ConclusionThe light's wavelength energy, similarity to the dominant pigment, and how much each pigment is devoted to each color are all factors in determining how efficient light is in photosynthesis. Based on the data, certain colors of light produced a greater rate of photosynthesis. This can help to support the claim that some colors of visible light are not as efficient as others. A reason to accept the hypothesis would be because of the results of white light and green light. Out of all the lights tested with, white light had the highest rate of photosynthesis, and green had the lowest. This helps prove the fact that wavelength energy, similarity to dominant pigment, and how much pigment is devoted to each color determines the light’s efficiency in photosynthesis. Green is not absorbed by any pigments, explaining why it would have the lowest rate out of all the lights. Another reason to accept the hypothesis would be that red also had a higher rate than green. Red is absorbed by some pigments in the leaf, while green is not, which means the test helped support the hypothesis because green was least efficiently used. The use of red light being more efficient than the use of blue light despite the energy of blue light supports the third factor involved in the efficiency of the light as stated in the hypothesis because although the blue light had a shorter wavelength, the red light was more efficient probably because of how the spinach plant was engineered.

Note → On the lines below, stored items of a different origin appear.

diff --git a/lachain_amd/csrc/launch.h b/lachain_amd/csrc/launch.h
--- a/lachain_amd/csrc/launch.h
+++ b/lachain_amd/csrc/launch.h
@@ -123,7 +123,7 @@
 extern "C" void lcbk_gcm_decrypt(hipStream_t s, const uint8_t *keys32, const uint8_t *ct, const uint64_t *ct_off, const uint64_t *out_off, u32 n, u32 hdr, uint8_t *pt_out, uint8_t *ok_out, const uint8_t *ok_in);
 extern "C" size_t lcbk_key_table_bytes(u32 n_keys);
 extern "C" void lcbk_rlc_key_tables(dim3 grid, hipStream_t s, const void *keys, u32 n_keys, u32 *ws, u32 **tab, uint8_t **ktab_ok);
-extern "C" void lcbk_tpke_rlc_points(hipStream_t s, u32 n_cts, const void *keys, u32 n_keys, const u32 *ct_idx, const u32 *dec_idx, const uint8_t *ui, u32 i0, u32 n, const u32 key[10], u32 *rU, u32 *rY, uint8_t *accept, const u32 *ktab, const uint8_t *ktab_ok, const u32 *susp, const u32 *perm, const uint8_t *bin, const u32 *P, const uint8_t *pinf);
+extern "C" void lcbk_tpke_rlc_points(hipStream_t s, u32 n_cts, const void *keys, u32 n_keys, const u32 *ct_idx, const u32 *dec_idx, const uint8_t *ui, u32 i0, u32 n, const u32 key[10], u32 *rU, u32 *rY, uint8_t *accept, const u32 *ktab, const uint8_t *ktab_ok, const u32 *susp, const u32 *perm, const uint8_t *bin, const u32 *P, const uint8_t *pinf, int signed_digits);
 extern "C" size_t lcbk_rlc_pos_bins_bytes(void);
 extern "C" void lcbk_rlc_positions(hipStream_t s, const u32 *ct_idx, u32 i0, u32 n, u32 n_cts, uint8_t *bin, u32 *bins, u32 *perm);
 extern "C" size_t lcbk_rlc_pos_table_bytes(u32 n_keys);
diff --git a/lachain_amd/csrc/lcb_batch.cpp b/lachain_amd/csrc/lcb_batch.cpp
--- a/lachain_amd/csrc/lcb_batch.cpp
+++ b/lachain_amd/csrc/lcb_batch.cpp
@@ -162,6 +162,7 @@
 }
 std::atomic<int> g_share_exp{tuning_env("LCB_RLC_SHARE_EXP", 0) ? 1 : 0};
 std::atomic<int> g_lane_perm{tuning_env("LCB_RLC_LANE_PERM", 1) ? 1 : 0};
+std::atomic<int> g_signed_digits{tuning_env("LCB_RLC_SIGNED_DIGITS", 1) ? 1 : 0};
 #ifndef LCB_POS_TABLE_MIN
 #define LCB_POS_TABLE_MIN 512u
 #endif
@@ -193,7 +194,7 @@
             lcbk_rlc_pos_table(s, c->t_keys.p, (u32)n_keys, key, ktab, kok, pws, &P, &pinf);
         }
         lcbk_tpke_rlc_points(s, (u32)n_cts, c->t_keys.p, (u32)n_keys, d_ct, d_dec, d_ui, w.m, (u32)n, key, w.rA, w.rB,
-                             d_accept, ktab, kok, w.susp, perm, pos ? bin : nullptr, P, pinf);
+                             d_accept, ktab, kok, w.susp, perm, pos ? bin : nullptr, P, pinf, g_signed_digits.load());
         static_assert(LCB_RLC_GROUP_CAP == 32, "the position bins hold the level-1 groups' cap (rlc_common.hpp RLC_POS_CAP)");
         lcbk_rlc_groups(s, d_ct, w.m, (u32)n, (u32)n_cts, LCB_RLC_GROUP_CAP, w.dA, w.cnt + CNT_GROUPS);
     }
@@ -994,6 +995,11 @@
     g_lane_perm.store(on ? 1 : 0);
     return 0;
 }
+extern "C" int lcb_set_rlc_signed_digits(int on) {
+    if (!tuning_allowed("lcb_set_rlc_signed_digits")) return -1;
+    g_signed_digits.store(on ? 1 : 0);
+    return 0;
+}
 extern "C" int lcb_set_rlc_pos_table_min(uint32_t shares_per_key) {
     if (!tuning_allowed("lcb_set_rlc_pos_table_min")) return -1;
     g_pos_table_min.store(shares_per_key);
diff --git a/lachain_amd/csrc/rlc_common.hpp b/lachain_amd/csrc/rlc_common.hpp
--- a/lachain_amd/csrc/rlc_common.hpp
+++ b/lachain_amd/csrc/rlc_common.hpp
@@ -1,5 +1,6 @@
 #pragma once
 #include "kcommon.hpp"
+#include "rlc_jsf.hpp"
 
 struct rlc_key { u32 k[8]; u32 nonce[2]; };
 
@@ -134,11 +135,72 @@
     }
 #endif
 }
-DI void g1_mul_ab_wave(g1 &r, const g1a &P, u32 a, u32 b) {
+DI void g1_mul_ab_jsf(g1 &r, const g1a &P, u32 a, u32 b, u32 *rec, size_t n, size_t i) {
+    rlc_jsf j;
+    rlc_jsf_recode(j, a, b);
+    const u64 nz = j.nz_a | j.nz_b;
+    jac_set_inf(r);
+    if (!nz) return;
+    fp x, y, bx;
+    {
+        fp beta, t;
+        g1 st;
+        fp_load_const(beta, LCB_G1_BETA);
+        fp_mul(bx, P.x, beta);
+        fp_sub(st.z, bx, P.x);
+        fp_sqr(t, st.z);
+        fp_mul(x, P.x, t);
+        fp_mul(t, t, st.z);
+        fp_mul(y, P.y, t);
+        fp_mul(bx, x, beta);
+        fp_sqr(t, P.y);
+        fp_add(t, t, t);
+        fp_add(t, t, t);
+        fp_add(st.x, x, bx);
+        fp_sub(st.x, t, st.x);
+        fp_sub(t, st.x, x);
+        fp_mul(t, t, P.y);
+        fp_add(t, t, t);
+        fp_sub(st.y, t, y);
+        g1_store_soa(rec, n, i, st);
+    }
+    const int top = 63 - __builtin_clzll(nz);
+#pragma unroll 1
+    for (int k = top; k >= 0; k--) {
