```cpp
__global__ __launch_bounds__(256) void k_l1_multi_fwd(L1MultiK k, float* __restrict__ partials) {
    __shared__ float red[4];
    const int m = l1m_map(k, blockIdx.x);
    const float* r = k.d.r[m];
    const float* f = k.d.f[m];
    const int64_t n = k.d.n[m];
    const int64_t base0 = (int64_t)(blockIdx.x - k.blk0[m]) * L1M_FWD_EPB;
    float s = 0.f;
#pragma unroll 1
    for (int rnd = 0; rnd < L1M_FWD_EPB / 2048; ++rnd) {
        const int64_t base = base0 + (int64_t)rnd * 2048;
        if (base >= n) break;
        float v[8];
#pragma unroll
        for (int i = 0; i < 8; ++i) {
            const int64_t e = base + threadIdx.x + 256 * i;
            const int64_t ec = e < n ? e : 0;
            const float d = f[ec] - r[ec];
            v[i] = e < n ? fabsf(d) : 0.f;
        }
        s += ((v[0] + v[1]) + (v[2] + v[3])) + ((v[4] + v[5]) + (v[6] + v[7]));
    }
    const float tot = ms_block_sum(s, red);
    if (threadIdx.x == 0) partials[blockIdx.x] = tot;
}

__global__ __launch_bounds__(256) void k_l1_multi_final(L1MultiK k, const float* __restrict__ partials,
                                                       float* __restrict__ out) {
    __shared__ float red[4];
    __shared__ float per_map[MS_L1_MULTI_MAX];
    for (int m = threadIdx.x >> 3; m < k.d.count; m += 32) {
        const int sub = threadIdx.x & 7;
        float s = 0.f;
        for (int b = k.blk0[m] + sub; b < k.blk0[m + 1]; b += 8) s += partials[b];
        s += __shfl_xor(s, 1, 64); s += __shfl_xor(s, 2, 64); s += __shfl_xor(s, 4, 64);
        if (sub == 0) per_map[m] = s * k.d.w[m] / (float)k.d.n[m];
    }
    __syncthreads();
    float t = threadIdx.x < k.d.count ? per_map[threadIdx.x] : 0.f;
    const float tot = ms_block_sum(t, red);
    if (threadIdx.x == 0) out[0] = tot;
}

__global__ __launch_bounds__(256) void k_l1_multi_bwd(L1MultiK k, const float* __restrict__ gout,
                                                     float scale) {
    const int m = l1m_map(k, blockIdx.x);
    float* gf = k.d.gf[m];
    if (!gf) return;
    const float* r = k.d.r[m];
    const float* f = k.d.f[m];
    const int64_t n = k.d.n[m];
    const float g = gout[0] * scale * k.d.w[m] / (float)n;
    const int64_t base = (int64_t)(blockIdx.x - k.blk0[m]) * 2048;
    float d[8];
#pragma unroll
    for (int i = 0; i < 8; ++i) {
        const int64_t e = base + threadIdx.x + 256 * i;
        const int64_t ec = e < n ? e : 0;
        d[i] = f[ec] - r[ec];
    }
#pragma unroll
    for (int i = 0; i < 8; ++i) {
        const int64_t e = base + threadIdx.x + 256 * i;
        if (e < n) gf[e] = d[i] > 0.f ? g : (d[i] < 0.f ? -g : 0.f);
    }
}

constexpr int L1M_FB_EPB = 8192;
__global__ __launch_bounds__(256) void k_l1_multi_fwd_bwd(L1MultiK k, float* __restrict__ partials, float gconst) {
    __shared__ float red[4];
    const int m = l1m_map(k, blockIdx.x);
    const float4* r = reinterpret_cast<const float4*>(k.d.r[m]);
    const float4* f = reinterpret_cast<const float4*>(k.d.f[m]);
    float4* gf = reinterpret_cast<float4*>(k.d.gf[m]);
    const int64_t n4 = k.d.n[m] / 4;
    const float g = gconst * k.d.w[m] / (float)k.d.n[m];
    const int64_t base = (int64_t)(blockIdx.x - k.blk0[m]) * (L1M_FB_EPB / 4);
    float4 rv[8], fv[8];
#pragma unroll
    for (int i = 0; i < 8; ++i) {
        const int64_t e = base + threadIdx.x + 256 * i;
        const int64_t ec = e < n4 ? e : 0;
        rv[i] = r[ec]; fv[i] = f[ec];
    }
    float s = 0.f;
#pragma unroll
    for (int i = 0; i < 8; ++i) {
        const int64_t e = base + threadIdx.x + 256 * i;
        const float d0 = fv[i].x - rv[i].x, d1 = fv[i].y - rv[i].y, d2 = fv[i].z - rv[i].z, d3 = fv[i].w - rv[i].w;
        if (e < n4) {
            s += (fabsf(d0) + fabsf(d1)) + (fabsf(d2) + fabsf(d3));
            if (gf) gf[e] = make_float4(d0 > 0.f ? g : (d0 < 0.f ? -g : 0.f), d1 > 0.f ? g : (d1 < 0.f ? -g : 0.f),
                                        d2 > 0.f ? g : (d2 < 0.f ? -g : 0.f), d3 > 0.f ? g : (d3 < 0.f ? -g : 0.f));
        }
    }
    const float tot = ms_block_sum(s, red);
    if (threadIdx.x == 0) partials[blockIdx.x] = tot;
}

bool l1m_plan(const ms_l1_multi_desc* d, L1MultiK* k, int epb = 2048) {
    if (!d || d->count <= 0 || d->count > MS_L1_MULTI_MAX) return false;
    k->d = *d;
    long long blk = 0;
    for (int i = 0; i < d->count; ++i) {
        if (!d->r[i] || !d->f[i] || d->n[i] <= 0) return false;
        k->blk0[i] = (int)blk;
        blk += (d->n[i] + epb - 1) / epb;
        if (blk > (1 << 30)) return false;
    }
    for (int i = d->count; i <= MS_L1_MULTI_MAX; ++i) k->blk0[i] = (int)blk;
    return true;
}
}

extern "C" {

int ms_avg_pool1d_4_2_2_fwd(const float* x, float* y, int64_t rows, int32_t Lin, ms_stream_t stream) {
    if (!x || !y || rows <= 0 || Lin <= 0) return MS_ERR_INVALID_ARG;
    const int Lout = (Lin + 4 - 4) / 2 + 1;
// ... 303 lines not shown
```

Baseline: 109.8 million samples/s.

## Unroll and pipeline loads across several conv and reduction kernels

Several unrelated kernels change. The weight-max reduction is unrolled four times, and the thin-conv expand kernel stages its activation-gradient window in LDS instead of having each lane do redundant global loads. The thin wgrad kernel for K=7 prefetches source rows two passes ahead, and the first discriminator layer's backward-data kernel stages lrelu-gradient windows in shared memory. The judge forward kernel now uses 512 threads with register double-buffering and dynamic LDS, and the L1 final reduction uses whole wavefronts per map. Together these aim to cut redundant memory traffic and expose more load latency hiding, at the cost of more LDS and registers, which may lower occupancy.

Result: no change. 109.3 million samples/s (-0.4%).

```diff
diff --git a/music-synthesis_amd/csrc/conv5_img.hip b/music-synthesis_amd/csrc/conv5_img.hip
--- a/music-synthesis_amd/csrc/conv5_img.hip
+++ b/music-synthesis_amd/csrc/conv5_img.hip
@@ -14,6 +14,14 @@
     const size_t per = (n + W_NPART - 1) / W_NPART, lo = blockIdx.x * per, hi = lo + per < n ? lo + per : n;
     float m = 0.f;
     size_t i = lo + 4 * (size_t)threadIdx.x;
+    for (; i + 3 * 1024 + 3 < hi; i += 4 * 1024) {
+        const f32x4u v0 = *reinterpret_cast<const f32x4u*>(W + i), v1 = *reinterpret_cast<const f32x4u*>(W + i + 1024);
+        const f32x4u v2 = *reinterpret_cast<const f32x4u*>(W + i + 2048), v3 = *reinterpret_cast<const f32x4u*>(W + i + 3072);
+        m = fmaxf(fmaxf(m, fmaxf(fabsf(v0[0]), fabsf(v0[1]))), fmaxf(fabsf(v0[2]), fabsf(v0[3])));
+        m = fmaxf(fmaxf(m, fmaxf(fabsf(v1[0]), fabsf(v1[1]))), fmaxf(fabsf(v1[2]), fabsf(v1[3])));
+        m = fmaxf(fmaxf(m, fmaxf(fabsf(v2[0]), fabsf(v2[1]))), fmaxf(fabsf(v2[2]), fabsf(v2[3])));
+        m = fmaxf(fmaxf(m, fmaxf(fabsf(v3[0]), fabsf(v3[1]))), fmaxf(fabsf(v3[2]), fabsf(v3[3])));
+    }
     for (; i + 3 < hi; i += 1024) {
         const f32x4u v = *reinterpret_cast<const f32x4u*>(W + i);
         m = fmaxf(fmaxf(m, fmaxf(fabsf(v[0]), fabsf(v[1]))), fmaxf(fabsf(v[2]), fabsf(v[3])));
diff --git a/music-synthesis_amd/csrc/conv_thin.hip b/music-synthesis_amd/csrc/conv_thin.hip
--- a/music-synthesis_amd/csrc/conv_thin.hip
+++ b/music-synthesis_amd/csrc/conv_thin.hip
@@ -117,24 +117,31 @@
     constexpr int OFF = (K - 1) / 2;
     const int lane = threadIdx.x & 63, wid = threadIdx.x >> 6;
     const int tiles = (L + 255) / 256;
-    const int b = blockIdx.x / tiles, s = (blockIdx.x - b * tiles) * 256 + lane * 4;
-    if (s >= L) return;
+    const int b = blockIdx.x / tiles, tile = (blockIdx.x - b * tiles) * 256, s = tile + lane * 4;
     const float* Tq = Tact ? Tact : T;
     const int kind = Tact ? t_kind : MS_ACT_NONE;
-    float v[K + 3], a[K + 3], win[K + 3];
-#pragma unroll
-    for (int i = 0; i < K + 3; ++i) {
-        const int ti = s + i - OFF;
-        const bool ok = ti >= 0 && ti < L;
-        v[i] = T[(size_t)b * L + (ok ? ti : 0)];
-        a[i] = Tq[(size_t)b * L + (ok ? ti : 0)];
-    }
-#pragma unroll
-    for (int i = 0; i < K + 3; ++i) {
-        const int ti = s + i - OFF;
-        const bool ok = ti >= 0 && ti < L;
-        win[i] = ok ? ms_act_grad(v[i], a[i], kind, slope) : 0.f;
-    }
+    __shared__ float Ts[2 * 256];
+    {
+        float tv[2], ta[2];
+#pragma unroll
+        for (int it = 0; it < 2; ++it) {
+            const int i = threadIdx.x + 256 * it, ti = tile - OFF + i;
+            const bool ok = i < 256 + K - 1 && ti >= 0 && ti < L;
+            tv[it] = T[(size_t)b * L + (ok ? ti : 0)];
+            ta[it] = Tq[(size_t)b * L + (ok ? ti : 0)];
+        }
+#pragma unroll
+        for (int it = 0; it < 2; ++it) {
+            const int i = threadIdx.x + 256 * it, ti = tile - OFF + i;
+            const bool ok = i < 256 + K - 1 && ti >= 0 && ti < L;
+            if (it == 0 || i < 256 + K - 1) Ts[i] = ok ? ms_act_grad(tv[it], ta[it], kind, slope) : 0.f;
+        }
+    }
+    __syncthreads();
+    if (s >= L) return;
+    float win[K + 3];
+#pragma unroll
+    for (int i = 0; i < K + 3; ++i) win[i] = Ts[lane * 4 + i];
     float4 av[CW];
     if (add && VEC) {
 #pragma unroll
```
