template <bool GRAD, int THREADS, bool DOT = false, bool DET = false, int REC = 5>
__global__ __launch_bounds__(THREADS) void k_interp(
    const uint16_t* __restrict__ meta, const uint32_t* __restrict__ lo, const uint32_t* __restrict__ qarr,
    const int* __restrict__ tile_off, const double* __restrict__ H, const double* __restrict__ Hd,
    const double* __restrict__ x, double* __restrict__ y, int n, int B, int ngroups, double alpha, double beta,
    double f, double mu, double dg, double* __restrict__ dot_part, unsigned int* __restrict__ dot_ticket,
    double* __restrict__ dot_out, const double* __restrict__ hb, int nw)
{
   extern __shared__ __attribute__((aligned(16))) double smem[];
   const int Bp = B + kPad;
   double* s_y = smem;
   double* s_yd = smem + Bp;
   const int b = blockIdx.x;
   const int tid = threadIdx.x;
   const int base = b * B;
   const int nloc = min(B, n - base);
   if constexpr (GRAD) {
      const int lane = tid & 63;
      const int wave = tid >> 6;
      constexpr int nwaves = THREADS / 64;
      const int t0 = tile_off[b * ngroups];
      const int t1 = tile_off[(b + 1) * ngroups];
      TileRegs cur;
      int t = tile_at<REC>(cur, meta, lo, qarr, t0 + wave, t1);
      const bool ep_regs = B <= kEpMax * THREADS;
      double xe[kEpMax];
      if (ep_regs) {
#pragma unroll
         for (int k = 0; k < kEpMax; k++) {
            const int j = tid + k * THREADS;
            xe[k] = (j < nloc) ? x[(size_t)base + j] : 0.0;
         }
      }
      for (int i = tid; i < Bp; i += THREADS) {
         s_y[i] = 0.0;
         s_yd[i] = 0.0;
      }
      const double Cy = DET ? det_grid(det_interp_exp(hb, nw)) : 0.0;
      const double Cyd = DET ? det_grid(det_interp_exp(hb + nw, nw)) : 0.0;
      __syncthreads();

      for (; t < t1; t += nwaves) {
         const int tn = t + nwaves;
         const size_t hoff = (size_t)cur.mt * kNC;
         double hc[kNC], hdc[kNC];
#pragma unroll
         for (int d = 0; d < kNC; d += 2) {
            const double2 v = *reinterpret_cast<const double2*>(H + hoff + d);
            hc[d] = v.x;
            hc[d + 1] = v.y;
            const double2 vd = *reinterpret_cast<const double2*>(Hd + hoff + d);
            hdc[d] = vd.x;
            hdc[d + 1] = vd.y;
         }
#pragma unroll
         for (int r = 0; r < kR; r++) {
            const uint32_t off = slot_off<REC>(cur, r);
            const double u = q_to_s(cur.qq[r]);
            double v = hc[kNC - 1];
#pragma unroll
            for (int d = kNC - 2; d >= 0; d--) v = fma(v, u, hc[d]);
            lds_add(off, DET ? det_round(v, Cy) : v);
            double vd = hdc[kNC - 1];
#pragma unroll
            for (int d = kNC - 2; d >= 0; d--) vd = fma(vd, u, hdc[d]);
            lds_add(off + 8u * (uint32_t)Bp, DET ? det_round(vd, Cyd) : vd);
         }
         if (tn < t1) load_tile<REC>(cur, meta, lo, qarr, tn, lane);
      }
      __syncthreads();

      const double ff = f * f;
      double* y0 = y;
      double* y1 = y + n;
      double* y2 = y + 2 * (size_t)n;
#pragma unroll
      for (int k = 0; k < kEpMax; k++) {
         if (!ep_regs) break;
         const int j = tid + k * THREADS;
         if (j >= nloc) break;
         const size_t gj = (size_t)base + j;
         const double xj = xe[k];
         const double v0 = 2.0 * f * (s_y[j] + mu * xj);
         const double v1 = ff * s_yd[j];
         const double v2 = dg * ff * xj;
         if (beta == 0.0) {
            y0[gj] = alpha * v0;
            y1[gj] = alpha * v1;
            y2[gj] = alpha * v2;
         } else {
            y0[gj] = fma(beta, y0[gj], alpha * v0);
            y1[gj] = fma(beta, y1[gj], alpha * v1);
            y2[gj] = fma(beta, y2[gj], alpha * v2);
         }
      }
      if (!ep_regs) {
         for (int j = tid; j < nloc; j += THREADS) {
            const size_t gj = (size_t)base + j;
            const double xj = x[gj];
            const double v0 = 2.0 * f * (s_y[j] + mu * xj);
            const double v1 = ff * s_yd[j];
            const double v2 = dg * ff * xj;
            if (beta == 0.0) {
               y0[gj] = alpha * v0;
               y1[gj] = alpha * v1;
               y2[gj] = alpha * v2;
            } else {
               y0[gj] = fma(beta, y0[gj], alpha * v0);
               y1[gj] = fma(beta, y1[gj], alpha * v1);
               y2[gj] = fma(beta, y2[gj], alpha * v2);
            }
         }
      }
      return;
   }
   TileRegs cur;
   const int t1 = tile_off[(b + 1) * ngroups];
   int t = tile_at<REC>(cur, meta, lo, qarr, tile_off[b * ngroups] + (tid >> 6), t1);
   double xe[kEpMax], ye[kEpMax];
   ep_prefetch<THREADS>(xe, ye, x, y, base, nloc, beta);
   for (int i = tid; i < Bp; i += THREADS) s_y[i] = 0.0;
   const double Cy = DET ? det_grid(det_interp_exp(hb, nw)) : 0.0;
   __syncthreads();

   for (; t < t1; t = tile_at<REC>(cur, meta, lo, qarr, t + THREADS / 64, t1)) {
      double h[kNC];
      gather_h(h, H, cur.mt);
      interp_run<REC, DET>(cur, h, Cy);
   }
   __syncthreads();

   const double dacc = ep_plain<THREADS, DOT>(xe, ye, s_y, y, base, nloc, alpha, beta, f, mu);
   if (DOT) ep_dot_finish<THREADS>(dacc, smem + Bp, dot_part, dot_ticket, dot_out);
}
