_BAKED_TABLES = {}
# ... 303 lines not shown
        self.rmax_table = edge_norm.rmax_table.detach().to(device=device, dtype=acc).contiguous()
        self.bessel_w = radial.bessel_encode.bessel_weights.detach().reshape(-1).to(device=device, dtype=acc).contiguous()
        self.Wb = te.basis_linear.folded_weights()[0].to(device=device, dtype=acc).contiguous()
        self.cemb = te.center_embed.weight.detach().to(device=device, dtype=acc).contiguous()
        self.nemb = te.neighbor_embed.weight.detach().to(device=device, dtype=acc).contiguous()
        self.PQ, self.S_pq, self.fold_radial = None, 0, False
        nb = int(self.bessel_w.numel())
        import os as _os

        if nb == 8 and _os.environ.get("ALLEGRO_B200_RADIAL_PQ", "1") == "1":
            Wb64 = te.basis_linear.folded_weights()[0].detach().double().cpu()
            ce, ne = te.center_embed.weight.detach().double().cpu(), te.neighbor_embed.weight.detach().double().cpu()
            T = ce.shape[0]
            temb = torch.cat([ce.unsqueeze(1).expand(T, T, -1), ne.unsqueeze(0).expand(T, T, -1)], dim=-1)
            PQ0 = temb.reshape(T * T, 1, -1) * Wb64.unsqueeze(0)
            if self.mlp.is_two_layer_nonlinear and self.mlp.dims[1] <= 128 and _os.environ.get("ALLEGRO_B200_FOLD_RADIAL", "1") == "1":
                self.fold_radial = True
                PQ0 = PQ0 @ self.mlp.W64[0]
            if PQ0.shape[-1] <= 128:
                self.PQ = PQ0.to(device=device, dtype=acc).contiguous()
                self.S_pq = int(PQ0.shape[-1])
            else:
                self.fold_radial = False

    def forward(self, vec, csr: EdgeCSR, types_i32, outs):
        dt = self.dtype
        if self.kind == "spline":
            from ._spline import spline_forward

            t64 = types_i32.long()
            e0, sp_saved = spline_forward(vec, t64[csr.ctr.long()], t64[csr.nbr.long()], self.rmax64, self.sp_lower, self.sp_upper, self.sp_const,
                                          self.sp_w, self.num_types, dt)
            return ("spline", sp_saved, self.mlp.forward([e0], outs))
        if self.fold_radial:
            h = _lib.radial_pq_fwd(dt, self.S_pq, self.p, vec, csr.ctr, csr.nbr, types_i32, self.rmax_table, self.bessel_w, self.PQ)
            _lib.linear([h], self.mlp.W[1], outs, act=_lib.ACT_SILU, W_packed=self.mlp.Wp[1], **self.mlp.nl_kw)
            return ("pq_fold", None, [h])
        if self.PQ is not None:
            e0 = _lib.radial_pq_fwd(dt, self.S_pq, self.p, vec, csr.ctr, csr.nbr, types_i32, self.rmax_table, self.bessel_w, self.PQ)
        else:
            e0 = _lib.radial_fwd(dt, self.S_rc, self.p, vec, csr.ctr, csr.nbr, types_i32, self.rmax_table, self.bessel_w, self.Wb, self.cemb, self.nemb)
        return ("bessel", None, self.mlp.forward([e0], outs))

    def backward(self, saved, gouts, vec, csr: EdgeCSR, types_i32, gvec):
        kind, sp_saved, pre = saved
        dt = self.dtype
        E = vec.shape[0]
        if kind == "pq_fold":
            g_h = self.mlp.hidden_grad(gouts)
            _lib.radial_pq_bwd(dt, self.S_pq, self.p, vec, csr.ctr, csr.nbr, types_i32, self.rmax_table, self.bessel_w, self.PQ, g_h, pre[0], gvec,
                               **self.mlp.nl_kw)
            return
        g_e0 = torch.empty(E, self.S_rc, dtype=dt, device=vec.device)
        if self.mlp.is_two_layer_nonlinear:
            self.mlp.backward_plain(gouts, pre, [g_e0])
        else:
            self.mlp.backward(gouts, pre, [g_e0], [False])
        if kind == "spline":
            from ._spline import spline_backward

            gvec += spline_backward(sp_saved, g_e0, self.sp_w, self.num_types).to(gvec.dtype)
        elif self.PQ is not None:
            _lib.radial_pq_bwd(dt, self.S_pq, self.p, vec, csr.ctr, csr.nbr, types_i32, self.rmax_table, self.bessel_w, self.PQ, g_e0, None, gvec)
        else:
            _lib.radial_bwd(dt, self.S_rc, self.p, vec, csr.ctr, csr.nbr, types_i32, self.rmax_table, self.bessel_w, self.Wb, self.cemb, self.nemb, g_e0, gvec)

These are photos of the black construction paper tubes around the cups with the leaf disks in it. They are directly under the colored light, and there is a small hole in each that was used to check the amount of floating leaves each minute.

Conclusion

In conclusion, the different wavelengths (different colors) of light had different impacts on the rate of photosynthesis. White light made the leaf disks float up to the surface the fastest because all the pigments in the leaf could work to use its wavelengths to photosynthesize. Red and blue light came in second because they are the wavelengths absorbed by chlorophyll a and b. Green light came second to last because green light is not absorbed by the leaf and instead reflected back, giving leaves their green color. No light at all meant no photosynthesis, and therefore it came in last.